PROBLEM TO SOLVE => Across all the entries below, how many lines mention the string "ntiles"? Respond with a single number.

PROVIDED DATA =>
template <class IDX>
__device__ __forceinline__ int nn_get(IDX v) { return sizeof(IDX) == 2 && (int)v == 0xFFFF ? -1 : (int)v; }
template <int MODE, bool ORG, class IDX, class SH>
__device__ __forceinline__ void icp_run(SH &S, uint8_t *wsb, const IcpWsLayout &L, int n_ref, int n_model,
                        int it_thr, float dmt, float ddt, fl_icp_result *res, const OrgGeom &og)
{
  constexpr int BS = SH::BS, NW = SH::NW;
  float *ref = (float *)(wsb + L.ref), *mod = (float *)(wsb + L.mod);
  float4 *sref = (float4 *)(wsb + L.sref);
  const float *jsrc = ORG ? (const float *)sref : ref;
  const int *idximg = ORG ? (const int *)((const uint8_t *)sref + org_idximg_offset(og.cw * og.ch)) : nullptr;
  constexpr bool IDX16 = sizeof(IDX) == 2;
  static_assert(!IDX16 || (MODE == FL_ICP_PARITY && ORG && SH::NW < 8), "16-bit indices: the 256-thread parity kernel of the organised search only");
  IDX *nn = (IDX *)(wsb + L.nn);
  bnd_t *bnd = (bnd_t *)(wsb + L.bnd);
  float *nd = (float *)(wsb + L.nd), *dterm = (float *)(wsb + L.dterm);
  const IDX *perm = (const IDX *)(wsb + L.perm);
  const uint16_t *pix = (const uint16_t *)(wsb + L.dterm);
  const float *zref = (const float *)(wsb + L.nd);
  const float *nrm = (const float *)(wsb + L.nrm);
  int *cell_start = (int *)(wsb + L.cell_start), *cell_cur = (int *)(wsb + L.cell_cur);
  constexpr bool plane = MODE == FL_ICP_POINT_TO_PLANE;
  constexpr int NSUM = plane ? 27 : 15;

  if (threadIdx.x == 0) {
    for (int i = 0; i < 9; ++i) S.R[i] = 0.f;
    for (int i = 0; i < 3; ++i) S.T[i] = 0.f;
    S.iter = 0;
    S.n_corr = 0;
    S.px = 0.f;
#ifdef FL_ICP_PHASES
    for (int i = 0; i < 16; ++i) S.tacc[i] = 0;
    for (int i = 0; i < 40; ++i) S.hist[i] = 0;
    for (int i = 0; i < 8; ++i) S.stime[i] = 0;
    S.tlast = clock64();
    S.tacc[6] = S.tlast - S.tkernel;
#endif
  }
  __syncthreads();
  if (n_model < 3 || n_ref < 3 || n_ref < n_model) {
    if (threadIdx.x == 0) icp_result_none(res);
    __syncthreads();
    return;
  }
  if (!ORG) build_grid(S, ref, n_ref, sref, cell_start, cell_cur, L.ncell_max);
  TSTAMP(0);
  for (int i = threadIdx.x; i < n_model; i += BS)
    if (!vvalid(mod[3 * i + 2])) { mod[3 * i] = 0.f; mod[3 * i + 1] = 0.f; mod[3 * i + 2] = 0.f; }
  if (threadIdx.x == 0) {
    S.R[0] = S.R[4] = S.R[8] = 1.f;
    S.dist_diff = FLT_MAX;
  }
  __syncthreads();
  constexpr bool SPEC = BS >= ICP_BS_WIDE && MODE == FL_ICP_PARITY && ORG;
  static_assert(!(IDX16 && SPEC), "pix[] / zref[] live where the deferred chain keeps dterm[] / nd[]");
  float mean_ub = l2dist_phase<MODE, SPEC, false>(S, mod, ref, bnd, dterm, n_model, FLT_MAX, nullptr, nullptr, pix, zref, og);
  int pending = SPEC ? 1 : 0;
  bool have_nn = false;
  float old_mean = 0.0f;

  const auto ctx = org_search_ctx(mod, bnd, perm, (const float *)sref, (const float *)(wsb + L.zimg), n_model, og);
  auto chain_and_search = [&](const int pend, const bool want, const float r_lim, const float old_mean_) {
    if (pend && threadIdx.x < 64) {
      const float acc = chain_deferred<SH::CHAIN_NBUF>(dterm, S.dchain, n_model);
      if (threadIdx.x == 0) {
        const int counter = S.cnt, inl = S.inl;
        float dm = acc;
        if (counter > 0) dm /= (float)inl;
        const float new_mean = counter > 0 ? dm : FLT_MAX;
        S.px = counter > 0 ? (float)inl / (float)counter : 0.0f;
        if (pend == 2) {
          S.dist_diff = old_mean_ - new_mean;
          pose_accumulate(S);
        }
        S.dist_mean = new_mean;
        const bool go = (new_mean > dmt) && (S.dist_diff > ddt) && (S.iter < it_thr);
        *(volatile int *)&S.stop = go ? 0 : 1;
      }
    }
    if (want)
      org_search<SH, SPEC>(S, ctx, r_lim, true, [&](bool active, int i, float, float, float, int j, float d) {
        if (active) {
          nn[i] = (IDX)j;
          nd[i] = d;
          if (j >= 0) bnd_st(bnd, i, sqrt_upper(d));
        }
      });
  };

  for (;;) {
    if (SPEC) {
      const int it_done = __builtin_amdgcn_readfirstlane(S.iter);
      const bool want = !have_nn && it_done >= 1 && it_done < it_thr;
      if (pending || want) {
        const float r_lim = pending ? sqrtf(3.0f * mean_ub) * 1.00001f : sqrtf(3 * S.dist_mean);
        if (threadIdx.x == 0) { S.a1_next = 0; S.stop = 0; }
        __syncthreads();
        chain_and_search(pending, want, uniform_f(r_lim), old_mean);
        __syncthreads();
        TSTAMP(2);
        if (want) have_nn = true;
        pending = 0;
      }
    }
    if (threadIdx.x == 0) S.go = (S.dist_mean > dmt) && (S.dist_diff > ddt) && (S.iter < it_thr);
    __syncthreads();
    if (!S.go) break;
    if (threadIdx.x == 0) { ++S.iter; S.thr = plane ? (3 * S.dist_mean) * (3 * S.dist_mean) : 3 * S.dist_mean; S.a1_next = 0; }
    __syncthreads();
// ... 18 lines not shown
#pragma unroll
          for (int b = a; b < 6; ++b) ds[q++] += J[a] * J[b];
#pragma unroll
        for (int a = 0; a < 6; ++a) ds[21 + a] += J[a] * e;
      } else if (!parity) {
        const float m[3] = {m0, m1, m2}, r[3] = {r0, r1, r2};
#pragma unroll
        for (int a = 0; a < 3; ++a)
#pragma unroll
          for (int b = 0; b < 3; ++b) ds[a * 3 + b] += (double)m[a] * (double)r[b];
#pragma unroll
        for (int q = 0; q < 3; ++q) { ds[9 + q] += (double)m[q]; ds[12 + q] += (double)r[q]; }
      }
    };
    if (!index_pairs && !SPEC) {
      const float r_thr = uniform_f(sqrtf(thr));
      auto on_found = [&](bool active, int i, float qx, float qy, float qz, int j, float d) {
        const bool keep = d <= thr;
        if (active) {
          nn[i] = (IDX)(keep ? j : -1);
          if (j >= 0) bnd_st(bnd, i, sqrt_upper(d));
        }
        if (keep) {
          ++kept;
          if (!parity) { const F3 rv = ld3_u32(jsrc, j); pair_sums(qx, qy, qz, rv.x, rv.y, rv.z, j); }
        }
      };
      if (ORG) {
        if (MODE == FL_ICP_PARITY && NW < 8) org_search_pipe(S, ctx, r_thr, on_found);
        else org_search<SH, SPEC>(S, ctx, r_thr, false, on_found);
      } else {
        const NnGrid G = nn_grid(S);
        int i = threadIdx.x;
        float qx = 0.f, qy = 0.f, qz = 0.f, qb = 0.f;
        if (i < n_model) { const F3 q3 = ld3_u32(mod, i); qx = q3.x; qy = q3.y; qz = q3.z; qb = bnd_ld(bnd, i); }
        for (; i < n_model; i += BS) {
          const int in = min(i + BS, n_model - 1);
          const F3 nq3 = ld3_u32(mod, in);
          const float nqx = nq3.x, nqy = nq3.y, nqz = nq3.z, nqb = bnd_ld(bnd, in);
          int j = -1;
          float d = NAN;
          if (thr >= 0.f && isfinite(qx) && isfinite(qy) && isfinite(qz))
            nn_search_grid(G, sref, cell_start, qx, qy, qz, nn_radius(qx, qy, qz, fminf(qb, r_thr)), &j, &d);
          on_found(true, i, qx, qy, qz, j, d);
          qx = nqx; qy = nqy; qz = nqz; qb = nqb;
        }
      }
      __syncthreads();
      TSTAMP(2);
    }
    constexpr int TQ = parity ? SH::TQ : BS;
    const int slot = parity ? S.producer_slot() : (int)threadIdx.x;
    const int clane = parity ? S.chain_lane() : -1;
    const int ntiles = (parity || index_pairs) ? (rows + TQ - 1) / TQ : 0;
    float acc = 0.0f;
    if (parity && iter > 1) {
      struct Row {
        int j;
        float d;
        bool in;
        F3 m, r;
      };
      constexpr bool ZIMG = ORG && NW < 8;
      const float *zimg = (const float *)(wsb + L.zimg);
      const float inv_cw = uniform_f(1.0f / (float)max(og.cw, 1));
      auto row_load = [&](Row &w, int t) {
        const int i = t * TQ + slot;
        w.in = i < rows;
        const int ic = min(i, rows - 1);
        w.j = ld_u32(nn, ic);
        w.d = SPEC ? ld_u32(nd, ic) : 0.0f;
        w.m = ld3_u32(mod, ic);
      };
      auto row_gather = [&](Row &w) {
        if (!(w.in && (!SPEC || w.d <= thr)) || (IDX16 && w.j == 0xFFFF)) w.j = -1;
        if (ZIMG) w.r.x = ld_u32(zimg, max(w.j, 0));
        else w.r = ld3_u32(jsrc, max(w.j, 0));
      };
      auto row_write = [&](const Row &w, int t) {
        const bool have = w.j >= 0;
        if (SPEC && have) ++kept;
        float (*tile)[SH::TS] = S.prod[t & 1];
        F3 rp = w.r;
        if (ZIMG) {
          const int jj = max(w.j, 0);
          int vv, uu;
          if (ctx.small_crop) {
            vv = (int)(((float)jj + 0.5f) * inv_cw);
            uu = jj - __mul24(vv, og.cw);
            if (uu < 0) { --vv; uu += og.cw; } else if (uu >= og.cw) { ++vv; uu -= og.cw; }
          } else {
            vv = jj / og.cw;
            uu = jj - vv * og.cw;
          }
          rp = org_point(og, uu, vv, w.r.x);
        }
        const float mm[3] = {have ? w.m.x : 0.0f, have ? w.m.y : 0.0f, have ? w.m.z : 0.0f};
        const float rr[3] = {have ? rp.x : 0.0f, have ? rp.y : 0.0f, have ? rp.z : 0.0f};
#pragma unroll
        for (int a = 0; a < 3; ++a)
#pragma unroll
          for (int b = 0; b < 3; ++b) tile[a * 3 + b][slot] = mm[a] * rr[b];
#pragma unroll
        for (int q = 0; q < 3; ++q) { tile[9 + q][slot] = mm[q]; tile[12 + q][slot] = rr[q]; }
      };
      const bool chain_wave = __builtin_amdgcn_readfirstlane(clane) >= 0;
      if (chain_wave) {
        CH_STAMP_BEGIN;
        for (int t = 0; t < ntiles; ++t) {
          if (t > 0 && clane < 15)
            acc = chain_tile<SH::CHAIN_NBUF>(S.prod[(t - 1) & 1][clane], min(TQ, rows - (t - 1) * TQ), acc);
          CH_STAMP(c_add);
          tile_barrier();
          CH_STAMP(c_bar);
        }
        CH_STAMP_END(22);
      } else if (slot >= 0) {
        Row X, Y, Z;
        row_load(X, 0);
        row_load(Y, 1);
        row_gather(X);
        for (int t = 0; t < ntiles; t += 3) {
          row_load(Z, t + 2); row_gather(Y); row_write(X, t);
          PR_STAMP_BARRIER(24, 3);
          if (t + 1 < ntiles) {
            row_load(X, t + 3); row_gather(Z); row_write(Y, t + 1);
            tile_barrier();
          }
          if (t + 2 < ntiles) {
            row_load(Y, t + 4); row_gather(X); row_write(Z, t + 2);
            tile_barrier();
          }
        }
      } else {
        for (int t = 0; t < ntiles; ++t) tile_barrier();
      }
      __syncthreads();
    } else
    for (int t = 0; t < ntiles; ++t) {
      if (slot >= 0) {
        const int i = t * TQ + slot;
        float m[3] = {0.f, 0.f, 0.f}, r[3] = {0.f, 0.f, 0.f};
        bool have_m = false, have_pair = false;
        if (i < rows) {
          if (iter == 1) {
            if (i < n_model) {
              have_m = true;
              have_pair = true;
              if (vvalid(mod[3 * i + 2])) { m[0] = mod[3 * i]; m[1] = mod[3 * i + 1]; m[2] = mod[3 * i + 2]; }
            }
            if (vvalid(ref[3 * i + 2])) { r[0] = ref[3 * i]; r[1] = ref[3 * i + 1]; r[2] = ref[3 * i + 2]; }
          } else {
            const int j = nn_get(nn[i]);
            if (j >= 0) {
              have_m = have_pair = true;
              m[0] = mod[3 * i]; m[1] = mod[3 * i + 1]; m[2] = mod[3 * i + 2];
              r[0] = jsrc[3 * j]; r[1] = jsrc[3 * j + 1]; r[2] = jsrc[3 * j + 2];
            }
          }
        }
        if (parity) {
          float (*tile)[SH::TS] = S.prod[t & 1];
#pragma unroll
          for (int a = 0; a < 3; ++a)
#pragma unroll
            for (int b = 0; b < 3; ++b) tile[a * 3 + b][slot] = have_pair ? m[a] * r[b] : 0.0f;
#pragma unroll
          for (int q = 0; q < 3; ++q) { tile[9 + q][slot] = have_m ? m[q] : 0.0f; tile[12 + q][slot] = r[q]; }
        } else {
#pragma unroll
          for (int a = 0; a < 3; ++a)
#pragma unroll
            for (int b = 0; b < 3; ++b) ds[a * 3 + b] += (double)m[a] * (double)r[b] * (have_pair ? 1.0 : 0.0);
#pragma unroll
          for (int q = 0; q < 3; ++q) { ds[9 + q] += have_m ? (double)m[q] : 0.0; ds[12 + q] += (double)r[q]; }
        }
      } else if (t > 0 && clane >= 0 && clane < 15) {
        acc = chain_tile<SH::CHAIN_NBUF>(S.prod[(t - 1) & 1][clane], min(TQ, rows - (t - 1) * TQ), acc);
      }
      if (parity) __syncthreads();
    }
    if (parity && ntiles > 0 && clane >= 0 && clane < 15)
      acc = chain_tile<SH::CHAIN_NBUF>(S.prod[(ntiles - 1) & 1][clane], min(TQ, rows - (ntiles - 1) * TQ), acc);
    kept = block_sum_int(S, kept);
    TSTAMP(3);
    const int ncm = index_pairs ? n_model : kept, ncr = index_pairs ? n_ref : kept;
    if (threadIdx.x == 0) S.n_corr = ncm;
    if (ncr < 3 || ncm < 3) {
      __syncthreads();
      if (threadIdx.x == 0) S.iter = it_thr;
      __syncthreads();
      continue;
    }
    if (MODE == FL_ICP_PARITY) {
      if (clane >= 0 && clane < 15) S.sums[clane] = acc;
      __syncthreads();
    } else {
      double dd[NSUM];
#pragma unroll
      for (int k = 0; k < NSUM; ++k) dd[k] = (double)ds[k];
      block_sum_double<NSUM>(S, dd);
    }
    if (threadIdx.x == 0) {
      if (plane) solve_point_to_plane(S);
      else solve_rigid<MODE>(S, ncm, ncr);
    }
    __syncthreads();
    TSTAMP(4);
    if (!S.ok) continue;
    float Ro[9], To[3];
    for (int k = 0; k < 9; ++k) Ro[k] = S.Ropt[k];
    for (int k = 0; k < 3; ++k) To[k] = S.Topt[k];
    old_mean = S.dist_mean;
    __syncthreads();
    mean_ub = l2dist_phase<MODE, SPEC, IDX16>(S, mod, ref, bnd, dterm, n_model, 3 * old_mean, Ro, To, pix, zref, og);
    TSTAMP(5);
    if (SPEC) {
      pending = 2;
      have_nn = false;
      continue;
    }
    if (threadIdx.x == 0) {
      S.dist_diff = old_mean - S.dist_mean;
      pose_accumulate(S);
    }
    __syncthreads();
  }
  if (threadIdx.x == 0) {
    for (int i = 0; i < 9; ++i) res->R[i] = S.R[i];
    for (int i = 0; i < 3; ++i) res->T[i] = S.T[i];
    res->dist_mean = S.dist_mean;
    res->px_ratio = S.px;
    res->iters = S.iter;
    res->n_corr_last = S.n_corr;
#ifdef FL_ICP_PHASES
    for (int i = 0; i < 6; ++i) res->R[i] = (float)S.tacc[i];
    res->R[6] = (float)S.tacc[6];
    res->R[7] = (float)(clock64() - S.tkernel);
// ... 96 lines not shown
        scene_normal(scene, a.w, a.h, rr[0] + p % cw, rr[1] + p / cw, a.fx, a.fy, a.cx, a.cy, nv);
        nrm[3 * k] = nv[0]; nrm[3 * k + 1] = nv[1]; nrm[3 * k + 2] = nv[2];
      }
    }
    kept_before += total;
  }
  if (threadIdx.x < 3 * NN_OVERRUN) rimg[3 * np + threadIdx.x] = INFINITY;
  if (zimg && threadIdx.x < NN_OVERRUN + 1) zimg[np + threadIdx.x] = NAN;
  __syncthreads();
  return kept_before;
}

THE ANSWER => 9